Records follow. Pull out every line that contains "dadd".

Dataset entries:
^^^^^^^^^^^^^^^^

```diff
@@ -2468,7 +2497,7 @@
 static int picard_solve_impl(gsb_ctx *ctx, const gsb_picard_params *p, double *psi_dev, const double *bc_dev,
                              const double *ip_dev, const double *prof_dev, double *jphi_dev, double *summary_dev,
                              double *hist_dev, double *gs_hist_dev, int batch, const int *mask_dev,
-                             const int *order_dev, const int *n_order_dev, void *stream) {
+                             const int *order_dev, const int *n_order_dev, void *stream, const FbOuter *fo = nullptr) {
   GSB_REQUIRE(ctx && p && psi_dev && bc_dev && ip_dev && jphi_dev && summary_dev, "gsb_picard_solve: NULL argument");
   GSB_REQUIRE(batch >= 1 && batch <= ctx->batch_cap, "gsb_picard_solve: batch outside [1, batch_cap]");
   GSB_REQUIRE(p->max_iterations >= 1, "gsb_picard_solve: max_iterations must be >= 1");
@@ -2494,9 +2523,10 @@
   const GradGeom gg = make_grad_geom(ctx->dz, ctx->dr);
   if (p->method == 0 && !std::getenv("GSB_PICARD_STREAMING")) {
     rc = picard_resident_launch(ctx, p, psi_dev, bc_dev, ip_dev, prof_dev, jphi_dev, summary_dev, hist_dev,
-                                gs_hist_dev, batch, order_dev, n_order_dev, st);
+                                gs_hist_dev, batch, order_dev, n_order_dev, fo, st);
     if (rc != GSB_ESTATE) return rc;
   }
+  if (fo) return GSB_ESTATE;
   const int copy_blocks = (int)std::min<size_t>((n + 255) / 256, 64);
   const ProfileDev prof = to_dev(p->prof);
 
@@ -2715,12 +2745,30 @@
   const int P = partials_for(nz, nr);
   const int blocks = (int)std::min<size_t>((n + 255) / 256, 64);
   int rc = GSB_OK;
+  cudaEvent_t ev[4] = {nullptr, nullptr, nullptr, nullptr};
+  if (ctx->timing)
+    for (auto &e : ev) GSB_CUDA(cudaEventCreate(&e));
+  if (!sh && !wall_m_dev) {
+    const FbOuter fo{fb->max_outer_iter, fb->tol, fb_summary_dev};
+    if (ctx->timing) cudaEventRecord(ev[0], st);
+    rc = picard_solve_impl(ctx, p, psi_dev, psi_ext_dev, ip_dev, prof_dev, jphi_dev, summary_dev, nullptr, nullptr, batch,
+                           nullptr, nullptr, nullptr, stream, &fo);
+    if (rc != GSB_ESTATE) {
+      if (rc == GSB_OK && ctx->timing) {
+        float ms = 0.f;
+        cudaEventRecord(ev[1], st);
+        if (cudaEventSynchronize(ev[1]) == cudaSuccess && cudaEventElapsedTime(&ms, ev[0], ev[1]) == cudaSuccess)
+          ctx->timing_acc[0] += ms, ctx->timing_acc[1] += 1.0;
+      }
+      for (auto &e : ev)
+        if (e) cudaEventDestroy(e);
+      return rc;
+    }
+    rc = GSB_OK;
+  }
   k_fb_init<<<(batch + 255) / 256, 256, 0, st>>>(mask, order, n_order, fb_summary_dev, batch);
   GSB_LAUNCH_CHECK();
   const double dA = ctx->dr * ctx->dz;
-  cudaEvent_t ev[4] = {nullptr, nullptr, nullptr, nullptr};
-  if (ctx->timing)
-    for (auto &e : ev) GSB_CUDA(cudaEventCreate(&e));
   int outer = 0;
   for (; outer < fb->max_outer_iter; ++outer) {
     const bool with_wall = wall_m_dev && (outer > 0 || fb->warm_j);
diff --git a/scpn_fusion_core_b200/csrc/gsb_resident.cuh b/scpn_fusion_core_b200/csrc/gsb_resident.cuh
--- a/scpn_fusion_core_b200/csrc/gsb_resident.cuh
+++ b/scpn_fusion_core_b200/csrc/gsb_resident.cuh
@@ -45,10 +45,12 @@
     }                                                       \
   } while (0)
 #define GSB_PHASE_COUNT(idx) g_phase[(idx)] += 1
+#define GSB_PHASE_RESTART() _pt = clock64()
 #else
 #define GSB_PHASE_BEGIN() do {} while (0)
 #define GSB_PHASE(idx) do {} while (0)
 #define GSB_PHASE_COUNT(idx) do {} while (0)
+#define GSB_PHASE_RESTART() do {} while (0)
 #endif
 
 __device__ __forceinline__ int split_index(int nz, int hw, int iz, int ir) {
@@ -287,6 +289,141 @@
       }
       __syncthreads();
     }
+  }
+}
+
+__device__ __forceinline__ void res_wall_point(int i, int nz, int nr, int &iz, int &ir) {
+  if (i < nr) {
+    iz = 0, ir = i;
+  } else if (i < nr + 2 * (nz - 2)) {
+    iz = 1 + ((i - nr) >> 1), ir = ((i - nr) & 1) ? nr - 1 : 0;
+  } else {
+    iz = nz - 1, ir = i - nr - 2 * (nz - 2);
+  }
+}
+
+struct JacK {
+  double ae0, aw0, ae1, aw1, a_ns, a_c, inv_a_c;
+};
+template <int S>
+__device__ __forceinline__ double res_jacobi_update(const JacK &j, double side, double c_prev, double c_cur,
+                                                    double c_next, double f) {
+  double acc = dadd(dmul(S ? j.ae1 : j.ae0, S ? side : c_cur), dmul(S ? j.aw1 : j.aw0, S ? c_cur : side));
+  acc = dadd(acc, dmul(j.a_ns, c_prev));
+  acc = dadd(acc, dmul(j.a_ns, c_next));
+  acc = dsub(acc, f);
+  return clip_cap(ddiv_y(acc, j.a_c, j.inv_a_c));
+}
+
+template <int S0>
+__device__ __forceinline__ void res_jacobi_run_pref(int po, int qo, int hw, int cnt, const JacK &j, bool ok0, bool ok1,
+                                                    const double *__restrict__ rg) {
+  double r[kResMaxRun];
+#pragma unroll
+  for (int t = 0; t < kResMaxRun; ++t) r[t] = (t < cnt) ? __ldcg(rg + t * hw) : 0.0;
+  constexpr int dA = S0 ? 1 : -1, dB = S0 ? -1 : 1;
+  const bool okA = S0 ? ok1 : ok0, okB = S0 ? ok0 : ok1;
+  double c_prev = sanitize_fast(res_pool[qo - hw]), c_cur = sanitize_fast(res_pool[qo]);
+#pragma unroll
+  for (int g = 0; g < kResMaxRun / 4; ++g) {
+    if (4 * g + 4 <= cnt) {
+      const int q1 = qo + hw, q2 = q1 + hw, q3 = q2 + hw, q4 = q3 + hw;
+      const int p1 = po + hw, p2 = p1 + hw, p3 = p2 + hw;
+      const double c1 = sanitize_fast(res_pool[q1]), c2 = sanitize_fast(res_pool[q2]);
+      const double c3 = sanitize_fast(res_pool[q3]), c4 = sanitize_fast(res_pool[q4]);
+      const double s0 = sanitize_fast(res_pool[qo + dA]), s1 = sanitize_fast(res_pool[q1 + dB]);
+      const double s2 = sanitize_fast(res_pool[q2 + dA]), s3 = sanitize_fast(res_pool[q3 + dB]);
+      const double v0 = res_jacobi_update<S0>(j, s0, c_prev, c_cur, c1, sanitize_fast(r[4 * g]));
+      const double v1 = res_jacobi_update<1 - S0>(j, s1, c_cur, c1, c2, sanitize_fast(r[4 * g + 1]));
+      const double v2 = res_jacobi_update<S0>(j, s2, c1, c2, c3, sanitize_fast(r[4 * g + 2]));
+      const double v3 = res_jacobi_update<1 - S0>(j, s3, c2, c3, c4, sanitize_fast(r[4 * g + 3]));
+      if (okA) {
+        res_pool[po] = v0;
+        res_pool[p2] = v2;
+      }
+      if (okB) {
+        res_pool[p1] = v1;
+        res_pool[p3] = v3;
+      }
+      c_prev = c3;
+      c_cur = c4;
+      po = p3 + hw;
+      qo = q4;
+    } else if (4 * g < cnt) {
+#pragma unroll
+      for (int t = 0; t < 3; ++t) {
+        if (4 * g + t < cnt) {
+          const double c1 = sanitize_fast(res_pool[qo + hw]);
+          const double f = sanitize_fast(r[4 * g + t]);
+          if ((t & 1) == 0) {
+            const double v = res_jacobi_update<S0>(j, sanitize_fast(res_pool[qo + dA]), c_prev, c_cur, c1, f);
+            if (okA) res_pool[po] = v;
+          } else {
+            const double v = res_jacobi_update<1 - S0>(j, sanitize_fast(res_pool[qo + dB]), c_prev, c_cur, c1, f);
+            if (okB) res_pool[po] = v;
+          }
+          c_prev = c_cur;
+          c_cur = c1;
+          po += hw;
+          qo += hw;
+        }
+      }
+    }
+  }
+}
+
+static __device__ __noinline__ void res_jacobi_seed(int lev_off, const double *__restrict__ rhs_g, int t_plane, int steps) {
+  int nz, nr, hw, nk, x_off, lk, nch, rpc;
+  JacK j;
+  const double *tab;
+  {
+    const RLevel &L = res_level(lev_off, 0);
+    nz = L.nz, nr = L.nr, hw = L.hw, nk = L.nk, x_off = L.x_off, lk = L.lk, nch = L.nch, rpc = L.rpc;
+    j.a_ns = L.g.a_ns, j.a_c = L.g.a_c, j.inv_a_c = L.g.inv_a_c;
+    tab = L.g.a_e;
+  }
+  const int ps = nz * hw, T = blockDim.x, tid = threadIdx.x;
+  for (int i = tid; i < 2 * nr + 2 * (nz - 2); i += T) {
+    int iz, ir;
+    res_wall_point(i, nz, nr, iz, ir);
+    const int o = split_index(nz, hw, iz, ir);
+    const double v = sanitize_fast(res_pool[x_off + o]);
+    res_pool[x_off + o] = v;
+    if (o < ps) res_pool[t_plane + o] = v;
+  }
+  const int k = tid & ((1 << lk) - 1), ch = tid >> lk;
+  const int z0 = 1 + ch * rpc;
+  const int z1 = min(z0 + rpc, nz - 1);
+  const bool active = (ch < nch) && (k < nk) && (z0 < z1);
+  const int ir0 = 2 * k, ir1 = 2 * k + 1;
+  j.ae0 = j.aw0 = j.ae1 = j.aw1 = 0.0;
+  if (active) {
+    j.ae0 = __ldg(tab + ir0);
+    j.aw0 = __ldg(tab + nr + ir0);
+    if (ir1 < nr) {
+      j.ae1 = __ldg(tab + ir1);
+      j.aw1 = __ldg(tab + nr + ir1);
+    }
+  }
+  const bool ok0 = ir0 >= 1 && ir0 <= nr - 2, ok1 = ir1 <= nr - 2;
+  const int o = z0 * hw + k, cnt = z1 - z0;
+  __syncthreads();
+  int p0 = x_off, p1 = x_off + ps, pt = t_plane;
+  for (int step = 0; step < steps; ++step) {
+#pragma unroll 1
+    for (int c = 0; c < 2; ++c) {
+      if (active) {
+        const int P = (c == 0 ? pt : p1) + o, Q = (c == 0 ? p1 : p0) + o;
+        if ((c + z0) & 1)
+          res_jacobi_run_pref<1>(P, Q, hw, cnt, j, ok0, ok1, rhs_g + c * ps + o);
+        else
+          res_jacobi_run_pref<0>(P, Q, hw, cnt, j, ok0, ok1, rhs_g + c * ps + o);
+      }
+      __syncthreads();
+    }
+    const int t = p0;
+    p0 = pt;
+    pt = t;
   }
 }
 
```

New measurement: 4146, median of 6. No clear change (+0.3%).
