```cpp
thread_local char g_last_hip_error[256] = "";
// ... 484 lines not shown
  d.Pcap = Bc;
  auto alloc_moved = [&](DeviceState& t, size_t cap) -> int {
#define ALLOCM(field, count) HIP_TRY(dev_alloc(h, &t.field, (size_t)(count)))
    ALLOCM(X, 2 * K * 3 * cap);
    ALLOCM(U, 2 * N * cap);
    ALLOCM(cur, cap);
    ALLOCM(goals, K * 3 * cap);
    ALLOCM(cor, K * cmax * 3 * cap);
    ALLOCM(ccnt, K * cap);
    ALLOCM(lambda, cap); ALLOCM(dlambda, cap); ALLOCM(cost_old, cap); ALLOCM(dcost, cap);
    ALLOCM(upd, cap); ALLOCM(acc_idx, cap); ALLOCM(emit, cap); ALLOCM(pid, cap); ALLOCM(done_now, cap);
    ALLOCM(act, cap); ALLOCM(act_next, cap); ALLOCM(posn, cap);
#undef ALLOCM
    return CILQR_OK;
  };
  auto alloc_scratch = [&](DeviceState& t, size_t cap) -> int {
#define ALLOCS(field, count) HIP_TRY(dev_alloc(h, &t.field, (size_t)(count)))
    ALLOCS(lin, N * kLinPairs * cap);
    ALLOCS(term, (size_t)kTermPairs * cap);
    ALLOCS(gains, N * kGainPairs * cap);
    ALLOCS(dV, 2 * cap);
    ALLOCS(gnorm, cap);
    ALLOCS(part, K * kPartPairs * cap);
    ALLOCS(trial, 5 * cap);
    t.spec_cap = (int)cap;
    t.spec_rows = (cap >= 32768) ? 4 : kNumAlpha;
    if (const char* e = std::getenv("CILQR_SPEC_ROWS")) t.spec_rows = std::min(kNumAlpha, std::max(4, std::atoi(e)));
    ALLOCS(Xs, (size_t)t.spec_rows * K * 3 * cap);
    ALLOCS(Us, (size_t)t.spec_rows * N * cap);
    ALLOCS(parts, (size_t)t.spec_rows * K * kPartPairs * cap);
    ALLOCS(spec_tot, (size_t)kNumAlpha * 5 * cap);
    ALLOCS(pend, (size_t)(kNumAlpha + 1) * cap);
    ALLOCS(counters, 64);
#undef ALLOCS
    return CILQR_OK;
  };
  if (const int rc = alloc_moved(d, B)) return rc;
  if (const int rc = alloc_scratch(d, B)) return rc;
  HIP_TRY(dev_alloc(h, &d.coarse0, 2 * B));
  HIP_TRY(dev_alloc(h, &d.cstation, K * B));
  h->twin = d;
  if (const int rc = alloc_moved(h->twin, B)) return rc;
  size_t fin_want = 8192;
  if (const char* fe = std::getenv("CILQR_FIN_CAP")) fin_want = (size_t)std::max(64, std::atoi(fe)) / 64 * 64;
  h->fin_cap = (int)std::min<size_t>(B, fin_want);
  h->fin_threshold = h->fin_cap;
  h->fin = d;
  h->fin.Bcap = h->fin_cap;
  if (const int rc = alloc_moved(h->fin, (size_t)h->fin_cap)) return rc;
  if (const int rc = alloc_scratch(h->fin, (size_t)h->fin_cap)) return rc;
  h->fin_twin = h->fin;
  if (const int rc = alloc_moved(h->fin_twin, (size_t)h->fin_cap)) return rc;
  for (cilqr_job_set& js : h->sets) {
    HIP_TRY(dev_alloc(h, &js.hist, (size_t)(cfg->max_iter + 1) * 5 * B));
    HIP_TRY(dev_alloc(h, &js.iter, B));
    HIP_TRY(dev_alloc(h, &js.status, B));
    HIP_TRY(dev_alloc(h, &js.n_cost, B));
    HIP_TRY(dev_alloc(h, &js.n_iter_trajs, B));
    HIP_TRY(dev_alloc(h, &js.atrace, (size_t)cfg->max_iter * B));
    HIP_TRY(dev_alloc(h, &js.lanes, (size_t)2 * max_lane_segments * kLaneFields));
    HIP_TRY(dev_alloc(h, &js.lgrid, (size_t)2 * kGridMaxCells * kGridCellBytes));
    HIP_TRY(dev_alloc(h, &js.lanes_raw, (size_t)2 * max_lane_segments * 7));
    HIP_TRY(dev_alloc(h, &js.tail_iter_dev, 4));
    HIP_TRY(js.h_count.alloc((size_t)(cfg->max_iter + 64) * sizeof(int), hipHostMallocMapped));
    HIP_TRY(hipHostGetDevicePointer(reinterpret_cast<void**>(&js.h_count_dev), js.h_count.get(), 0));
    HIP_TRY(js.handoff.create());
// ... 1098 lines not shown
```

### cilqr_amd/csrc/state.hpp

```cpp
#pragma once

#include <hip/hip_runtime.h>
#include <stdint.h>

namespace cilqr {

constexpr int kNX = 6;
constexpr int kNU = 2;
constexpr int kLinPairs = 17;
constexpr int kTermPairs = 9;
constexpr int kGainPairs = 7;
constexpr int kPartPairs = 3;
constexpr int kNumAlpha = 11;
constexpr int kMaxDiscs = 16;
constexpr int kLaneFields = 11;
constexpr int kGridCellBytes = 16;
#ifndef CILQR_GRID_CELLS_LOG2
#define CILQR_GRID_CELLS_LOG2 16
#endif
constexpr int kGridMaxCells = 1 << CILQR_GRID_CELLS_LOG2;
constexpr int kGridFullScan = 255;

constexpr int kRowA = 0, kRowLx = 6, kRowLu = 9, kRowH = 10, kRowLuu = 16;
constexpr int kDenseDoublesPerStep = 110;
// ... 55 lines not shown
  double* dV;
  double* gnorm;
  double2* part;
  double* trial;
  double* hist;

  int* pid;
  int* done_now;

  double* lambda;
  double* dlambda;
  double* cost_old;
  double* dcost;
  int* iter;
  int* status;
  int* n_cost;
  int* upd;
  int* acc_idx;
  int* n_iter_trajs;
  int* emit;
  signed char* atrace;

  int spec_cap;
  int spec_rows;
  double2* Xs;
  double2* Us;
  double2* parts;
  double* spec_tot;

  int* act;
  int* act_next;
  int* pend;
  int* counters;
  const int* n_dev;
  int* n_next;
  int* n_clear;
  int* h_count_dev;
};
constexpr int kCntActive = 32;
constexpr int kCntTicket = 40;

struct ProblemView {
  const double* start;
  const double* coarse;
  const double* station;
  const double* corridor;
  const int* ccount;
  int cmax_in;
};
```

^^^^^^^^^^^^^^^^

Finished exercise:
+  double acc = dadd(dmul(S ? j.ae1 : j.ae0, S ? side : c_cur), dmul(S ? j.aw1 : j.aw0, S ? c_cur : side));
+  acc = dadd(acc, dmul(j.a_ns, c_prev));
+  acc = dadd(acc, dmul(j.a_ns, c_next));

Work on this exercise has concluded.